No se si puedas orientarme paso a paso.

Al hacer ping *, ping:unknown host www.gentoo.org

"Lo de networkmanager tiene una gui para configurarlo muy facilmente, aunque yo prefiero wicd " No entendí lo que querías decir.

Entonces genkernel no es necesario.

"Las use no dejan de ser una manera facil de hacer un configure antes de compilar el paquete ,supongo que si has compilado paquetes directamente y has querido habilitar features que no estaban habilitadas por defecto " No entendí lo que querías decir.

"escoge el perfil necesareo con eselect o especificalas una a una en el make.conf, tambien puedes especificarlas de modo individual para cada paquete, leete los manuales que estan traducidos y son muy completos." Menciona algo sobre desktop, desktop/gnome, desktop/kde, server, etc..? Si es eso, seleccione KDE.

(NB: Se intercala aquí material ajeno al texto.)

+    a.map[0] = reinterpret_cast<float *>(ws + RUN_MAPS_OFF); a.map[1] = reinterpret_cast<float *>(ws + RUN_MAPS_OFF + c.map_bytes);
+    a.amax_in = amax_in; a.amax_in_count = amax_in_count; a.amax_out = amax_out;
+    a.abort_word = reinterpret_cast<int *>(ws); a.words = reinterpret_cast<unsigned long long *>(ws + 16);
+    a.sticky = reinterpret_cast<int *>(ws + RUN_STICKY_OFF);
+    const char *lim = getenv("LAV_CHAIN_SPIN_LIMIT");
+    a.spin_limit = lim ? std::max(0ll, atoll(lim)) : (1ll << 21);
+    a.C = channels; a.H = h; a.W = w; a.L = nlayers; a.NS = c.NS; a.data_bytes = (int)c.data_bytes;
+    hipStream_t st = static_cast<hipStream_t>(stream);
+    const int nwg = h * c.NS;
+    LAV_HIP(hipMemsetAsync(ws, 0, (16 + (size_t)(nlayers - 1) * nwg * 8 + 15) / 16 * 16, st));
+    const size_t lds = c.data_bytes + RUN_TAIL_LDS;
+    const int tok = timer_begin("conv3x3_run", st);
+    bool done = false;
+#define LAV_RUN_CASE(NPB_, NCBW_, KS_, NTK_) if (!done && c.NPB == NPB_ && c.NCBW == NCBW_ && c.KS == KS_ && c.NTK == NTK_) { \
+        static bool attr = false; \
+        if (!attr) { LAV_HIP(hipFuncSetAttribute(reinterpret_cast<const void *>(&k_conv3x3_run_f16<NPB_, NCBW_, KS_, NTK_>), hipFuncAttributeMaxDynamicSharedMemorySize, 160 * 1024)); attr = true; } \
+        hipLaunchKernelGGL((k_conv3x3_run_f16<NPB_, NCBW_, KS_, NTK_>), dim3(nwg), dim3(512), lds, st, a); \
+        done = true; }
+    LAV_RUN_CASE(5, 2, 4, 4) LAV_RUN_CASE(3, 2, 4, 4) LAV_RUN_CASE(3, 2, 4, 2) LAV_RUN_CASE(2, 2, 4, 4) LAV_RUN_CASE(2, 2, 4, 2)
+    LAV_RUN_CASE(2, 1, 8, 4) LAV_RUN_CASE(2, 1, 8, 2) LAV_RUN_CASE(3, 1, 8, 4)
+#undef LAV_RUN_CASE
+    timer_end(tok, st);
+    LAV_REQUIRE(done, "lav_conv3x3_run_f16: tile %d x %d / %d / %d not built", c.NPB, c.NCBW, c.KS, c.NTK);
+    LAV_LAUNCH_CHECK();
+    return LAV_OK;
+}
+
+extern "C" int lav_conv3x3_run_f16_status(const void *workspace, int *h_timeouts_launches2, void *stream) {
+    LAV_REQUIRE(workspace && h_timeouts_launches2, "lav_conv3x3_run_f16_status: bad argument");
+    hipStream_t st = static_cast<hipStream_t>(stream);
+    LAV_HIP(hipMemcpyAsync(h_timeouts_launches2, static_cast<const char *>(workspace) + RUN_STICKY_OFF, 2 * sizeof(int), hipMemcpyDeviceToHost, st));
+    LAV_HIP(hipStreamSynchronize(st));
+    return LAV_OK;
+}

No hay kde simple: emerge kde, Sin el meta?

No se, si me puedas ayudar desde aqui paso por paso?

Gracias  :Very Happy: 

----------

## Arctic

Te veo un poco verde para gentoo .................

No tienes conexion a internet , seguramente tu wifi esta mal configurada o necesita firmware ,si es un portatil debes de conocer el chip que lleva para cargar el modulo adecuado. 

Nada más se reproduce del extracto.